Это щелканье нам сразу не понравилось. Но в первый раз мы промолчали. А во второй Венька Малышев сказал:

– Слушайте. Вы что думаете, тут каждый день людей убивают? Мы-то, как вы считаете, для чего здесь находимся?

– Я не знаю, зачем вы здесь находитесь, – опять усмехнулся, хмыкнув носом, собственный корреспондент. – Но я лично приехал сюда, чтобы в художественной форме осмысливать наиболее свежие и по возможности увлекательные факты. Я должен, к сожалению, заботиться в первую очередь о читателе. Читатель ждет главным образом свежих фактов…

Эти слова нам тоже не понравились.

Лет корреспонденту на взгляд было не больше, чем нам, – примерно семнадцать, от силы девятнадцать. И это показалось нам особенно обидным. Чего он из себя выламывает?

А он держался в своей собачьей дохе и в заячьей папахе так независимо и с таким важным видом расстегивал и застегивал брезентовый портфель, что в первый день мы даже не решились поставить его на место.

На следующий день он опять пришел. Опять придирчиво рылся в сводках, недовольно морщился, записывая что-то в блокнот, грыз карандаш и тихонько вздыхал. И во вздохах его угадывалась какая-то давняя печаль. Она отражалась и в его круглых, галочьих глазах, изредка слезившихся то ли от мороза, то ли от резкого света, то ли еще от чего.

Некоторые происшествия ему все же понравились. Довольный, он извлек из портфеля десяток папирос, завернутых в газетную бумагу, и угостил нас всех.

И даже вору, сидевшему тут, в дежурке, в ожидании своей участи, тоже дал папироску.

Затем, поговорив с нами полчаса, он объяснил, между прочим, что, хотя его фамилия Узелков и зовут его просто Яков, в газете он подписывается «Якуз», спросил зачем-то, партийные ли мы, и стал ходить к нам в уголовный розыск почти каждый день.

В уголовном розыске у нас были строгие правила, по которым полагалось, например, встречать отменно вежливо всякого посетителя, будь он вор или свидетель, все равно. Но, несмотря на то что эти правила никогда не нарушались, посетители все-таки часто робели в нашем учреждении. И нам это казалось естественным. Я больше скажу. Мы сами побаивались своего учреждения, потому что здесь никто ни на какую поблажку рассчитывать не мог. Ошибся, превысил власть, нарушил дисциплину – и пожалуйста, садись за решетку.

Начальник наш, бывший цирковой артист, потерявший на гражданской войне два ребра, три пальца левой руки и волей случая заброшенный в Сибирь, безумно любил тишину и постоянно повторял по любому поводу:

– Власть чего от нас требует? Власть требует от нас внимания. Мы где работаем? Мы работаем в органах. В каких органах? В органах Советской власти. Значит, что? Значит, должно быть все как следует…

И еще он говорил нам:

– Глупость, имейте в виду, самая дорогая вещь на свете. Это каждый пусть про себя подумает, почему я так говорю. Я всего вам в головы ваши молодые вложить не в силах. Каждый должен про себя думать. Отдельно. А поэтому надо, чтобы было тихо. – И, осмотрев нас сурово и внимательно поверх выпуклых очков в роговой оправе, спрашивал: – Кажется, всем все ясно?

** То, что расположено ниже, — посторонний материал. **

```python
class Trainer(object):
    def __init__(self, args, policy_net, env):
        if not hasattr(policy_net, 'packed'):
            raise NotImplementedError("Trainer drives policies that run on the CUDA kernels (CommNetMLP, models.MLP, "
                                      "models.RNN); models.Random has no kernel path")
        self.args = args
        self.policy_net = policy_net
        self.env = env
        self.display = False
        self.last_step = False
        self.optimizer = FlatRMSprop(policy_net.parameters(), lr=args.lrate, alpha=0.97, eps=1e-6)
        self.params = [p for p in self.policy_net.parameters()]
        self.obs_mode = getattr(args, 'obs_mode', 'index')
        self.use_graph = bool(getattr(args, 'use_graph', False))
        self.is_tj = args.env_name == 'traffic_junction'
        self.record_for_grad = bool(getattr(args, 'record_for_grad', False))
        self.grad_window = int(getattr(args, 'grad_window', 40))
        self.grad_impl = getattr(args, 'grad_impl', None) or 'auto'
        self.grad_kernels = False
        self._bptt = None
        self._buf = None
        self._graph = None
        self._graph_key = None
        policy_net.set_obs_layout(*getattr(env.env, 'obs_layout', (0, 0, 0)))
        self.use_xtable = bool(getattr(args, 'encoder_table', True))
        self._xtable = None
        self._xtable_key = None
        if self.record_for_grad and self.grad_impl in ('auto', 'kernels'):
            ok = self._bptt_supported()
            if self.grad_impl == 'kernels' and not ok:
                raise NotImplementedError("grad_impl='kernels' needs the tensor-core policy path (hid_size 128), the "
                                          "per-position encoder table, <= 7 action logits and a small vision window")
            self.grad_kernels = ok
        if self.grad_impl == 'auto':
            self.grad_impl = 'kernels' if self.grad_kernels else 'autograd'

    def _bptt_supported(self):
        e, net = self.env.env, self.policy_net
        W = 2 * e.vision + 1
        if net.policy_impl != 'tc' or not self.use_xtable or W * W > 25 or 1 + sum(self.args.naction_heads) > 8:
            return False
        if getattr(net, 'is_variant', False):
            return False
        if getattr(e, 'obs_layout', (0, 0, 0))[1] == 0:
            return False
        npos = e.obs_positions
        used = npos + ((W * W + 4) if self.is_tj else (2 * W * W + 1))
        return (used + 15) // 16 * 16 <= 512

    def _encoder_table(self, cfg, w):
        e, net = self.env.env, self.policy_net
        if not self.use_xtable or cfg.obs_vocab == 0:
            return None
        key = net._packed_key
        if self._xtable is None:
            self._xtable = torch.empty(e.obs_positions, net.hid_size, device=e.device)
# ... 40 lines not shown
            if self.is_tj:
                b['s_obs'] = z(T, B, N, self.env.observation_dim)
            else:
                b['s_loc'] = z(T, B, e.npredator + 1, 2, dtype=torch.int32)
        self._buf = b
        self._graph = None
        return b

    def _dense_chunks(self, cfg):
        e, b = self.env.env, self._buf
        B, N, O, H = e.nenvs, self.args.nagents, self.env.observation_dim, self.args.hid_size
        key = (B, b['obs'].data_ptr(), b['x'].data_ptr(), cfg.obs_vocab, cfg.seed, cfg.env_id0)
        if getattr(self, '_chunks_key', None) == key:
            return self._chunks
        mb = float(getattr(self.args, 'obs_chunk_mb', 0) or 0)
        per_env = N * O * 4
        nchunk = max(1, -(-B * per_env // int(mb * (1 << 20)))) if mb > 0 else 1
        step = -(-B // nchunk)
        out = []
        for k0 in range(0, B, step):
            k1 = min(B, k0 + step)
            ecfg, est = e.chunk_view(k0, k1)
            ccfg = _lib.PolicyCfg.from_buffer_copy(cfg)
            ccfg.B, ccfg.env_id0 = k1 - k0, cfg.env_id0 + k0
            out.append((ecfg, est, ccfg, b['obs'].data_ptr() + k0 * per_env, b['x'].data_ptr() + k0 * N * H * 4))
        self._chunks, self._chunks_key = out, key
        return out

    def _fused_x(self):
        dense = self.obs_mode == 'dense' or (self.record_for_grad and self.is_tj and not self.grad_kernels)
        W = 2 * self.env.env.vision + 1
        return (not dense) and self.policy_net.policy_impl == 'tc' and W * W <= 25

    def _enqueue(self, T, quota=0):
        b, e, net, args = self._buf, self.env.env, self.policy_net, self.args
        lib = _lib.load()
        B, N = e.nenvs, args.nagents
        nh = len(args.naction_heads)
        cfg = net.policy_cfg(B)
        cfg.seed, cfg.env_id0 = e.cfg.seed, e.cfg.env_id0
        w = net.packed()
        hard = int(bool(args.hard_attn) and bool(args.commnet))
        s = _lib.stream()
        ws, _ = net.workspace(B)
        rec = self.record_for_grad
        gk = rec and self.grad_kernels
        dense = self.obs_mode == 'dense' or (rec and self.is_tj and not gk)
        fused_x = self._fused_x()
        src = {}
        if fused_x:
            src = dict(tj_env=C.addressof(e.cfg), tj_state=C.addressof(e.state)) if self.is_tj else \
                dict(pp_env=C.addressof(e.cfg), pp_state=C.addressof(e.state))
            src['x_table'] = _lib.ptr(self._encoder_table(cfg, w))
        fuse_heads = (net.policy_impl == 'tc' and 1 + sum(args.naction_heads) <= 8 and ws is not None
                      and bool(getattr(args, 'fuse_heads', False)))
        heads_kw = {}
        if fuse_heads:
            hd = (C.c_int32 * _lib.MAX_HEADS)(*(list(args.naction_heads) + [0] * (_lib.MAX_HEADS - nh)))
            heads_kw = dict(head_partial=lib.ic3_policy_partial_ptr(C.byref(cfg), ws.data_ptr()),
                            head_b=net._bufs['head_b'].data_ptr(), head_dim=hd)
        snap = {}
        if rec:
            snap = dict(snap_T=T, snap_fresh=b['s_fresh'].data_ptr(), snap_comm=b['s_comm'].data_ptr(),
                        snap_alive=b['s_alive'].data_ptr(), snap_tep=b['s_tep'].data_ptr())
            if not self.is_tj:
                snap['snap_pp_loc'] = b['s_loc'].data_ptr()
            elif gk:
                snap.update(snap_tj_loc=b['s_tjloc'].data_ptr(), snap_tj_alive=b['s_tjalive'].data_ptr(),
                            snap_tj_last_act=b['s_tjlast'].data_ptr(), snap_tj_route_id=b['s_tjroute'].data_ptr())
        for t in range(T):
            if rec:
                if t == 0:
                    b['s_fresh'][0].copy_(b['fresh'])
                    b['s_comm'][0].copy_(b['comm'])
                    b['s_alive'][0].copy_(b['alive'])
                    b['s_tep'][0].copy_(b['t_ep'])
                    if not self.is_tj:
                        b['s_loc'][0].copy_(e.loc)
                    elif gk:
                        b['s_tjloc'][0].copy_(e.car_loc)
                        b['s_tjalive'][0].copy_(e.alive_mask)
                        b['s_tjlast'][0].copy_(e.car_last_act)
                        b['s_tjroute'][0].copy_(e.route_id)
                if not gk and t % self.grad_window == 0:
                    b['ck_h'][t // self.grad_window].copy_(b['h'])
                    b['ck_c'][t // self.grad_window].copy_(b['c'])
            if dense:
                obs_enc = lib.ic3_tj_obs_encode if self.is_tj else lib.ic3_pp_obs_encode
                for ecfg, est, ccfg, o_ptr, x_ptr in self._dense_chunks(cfg):
                    _lib.check(obs_enc(C.byref(ecfg), C.byref(est), C.byref(ccfg), C.byref(w), o_ptr, x_ptr, s))
                if rec and self.is_tj:
                    b['s_obs'][t].copy_(b['obs'])
            elif fused_x:
                pass
            elif self.is_tj:
                _lib.check(lib.ic3_tj_encoder_index(C.byref(e.cfg), C.byref(e.state), C.byref(cfg), C.byref(w),
                                                    b['x'].data_ptr(), s))
            else:
                _lib.check(lib.ic3_pp_encoder_index(C.byref(e.cfg), C.byref(e.state), C.byref(cfg), C.byref(w),
                                                    b['x'].data_ptr(), s))
            hin, cin = (b['rec_h'][t], b['rec_c'][t]) if gk else (b['h'], b['c'])
            hout, cout = (b['rec_h'][t + 1], b['rec_c'][t + 1]) if gk else (b['h'], b['c'])
            io = _lib.PolicyIO(x=None if fused_x else b['x'].data_ptr(), h=hin.data_ptr(), c=cin.data_ptr(),
                               comm_action=b['comm'].data_ptr() if hard else None, alive=b['alive'].data_ptr(),
                               fresh=b['fresh'].data_ptr(), tick=e.tick.data_ptr(), draws=None,
                               h_out=hout.data_ptr(), c_out=cout.data_ptr(), value=b['value'][t].data_ptr(),
                               logp=b['logp'][t].data_ptr(), action=b['action'][t].data_ptr(),
                               workspace=_lib.ptr(ws), err=b['err'].data_ptr(), defer_heads=int(fuse_heads), **src)
            _lib.check(lib.ic3_policy_step(C.byref(cfg), C.byref(w), C.byref(io), s))
            if fuse_heads:
                heads_kw.update(head_value=b['value'][t].data_ptr(), head_logp=b['logp'][t].data_ptr())
            r = _lib.RolloutIO(t=t, max_steps=args.max_steps, nheads=nh, hard_attn=hard,
                               comm_action_one=int(bool(args.comm_action_one)),
                               last=int(t == T - 1 and quota <= 0), batch_size=int(quota),
                               halted=b['halted'].data_ptr(), rec_valid=b['valid'].data_ptr(), **snap, **heads_kw,
                               action=b['action'][t].data_ptr(), t_ep=b['t_ep'].data_ptr(),
                               fresh=b['fresh'].data_ptr(), comm_next=b['comm'].data_ptr(),
                               alive_next=b['alive'].data_ptr(), rec_reward=b['reward'].data_ptr(),
                               rec_episode_mask=b['emask'].data_ptr(), rec_mini_mask=b['mini'].data_ptr(),
                               rec_alive=b['ralive'].data_ptr(), stat_reward=b['stat_reward'].data_ptr(),
                               stat_comm=b['stat_comm'].data_ptr(), stat_success=b['stat_success'].data_ptr(),
                               stat_episodes=b['stat_episodes'].data_ptr(), stat_steps=b['stat_steps'].data_ptr())
            if self.is_tj:
                _lib.check(lib.ic3_tj_step(C.byref(e.cfg), C.byref(e.state), b['action'][t].data_ptr(), nh, None,
                                           b['step_reward'].data_ptr(), None, b['err'].data_ptr(), C.byref(r), s))
            else:
                _lib.check(lib.ic3_pp_step(C.byref(e.cfg), C.byref(e.state), b['action'][t].data_ptr(), nh,
                                           b['step_reward'].data_ptr(), None, b['err'].data_ptr(), C.byref(r), s))

    def _episode_boundary(self, epoch):
        e, b = self.env.env, self._buf
        if self.is_tj:
            e.reset(epoch, want_obs=False)
        else:
            e.reset(want_obs=False)
        for k in ('stat_reward', 'stat_comm', 'stat_success', 'stat_episodes', 'stat_steps', 't_ep', 'halted'):
            b[k].zero_()
        b['fresh'].fill_(1)

    def rollout(self, T, epoch=0, quota=0):
        e = self.env.env
        if self._buf is None or self._buf['T'] != T:
            self._alloc(T)
        b = self._buf
# ... 333 lines not shown
```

Большинство работников нашего учреждения составляли молодые люди. И начальник, проживший длинную и пеструю жизнь, считал своим непременным долгом по-учительски настойчиво и чуть сердито воспитывать нас.

Полагая глупость тягчайшим пороком и предостерегая нас от страшных и губительных ее последствий, он не жалел и себя, утверждая, что ребра и пальцы потерял на войне по причине этой самой глупости:

– Заспешил я. Хотел, представьте себе, быть умнее всех. А это тоже не очень-то требуется. Поспешность, представьте себе, не всегда нужна даже при поимке блох и тушении пожара. Во всяком деле и во всяком случае должен быть свой обязательный порядок.

Главным же признаком порядка – еще раз сказать – он считал тишину. И поэтому особенно тихо было в полутемном узком коридоре, который уходил в глубину здания и заканчивался в кабинете начальника, в просторной комнате, поделенной на две части – на приемную и кабинет.

По коридору этому, по толстым дорожкам, поглощавшим шум шагов, мы сами ходили с опаской, проникнутые уважением к выдающейся личности нашего начальника и к собственным немаловажным занятиям.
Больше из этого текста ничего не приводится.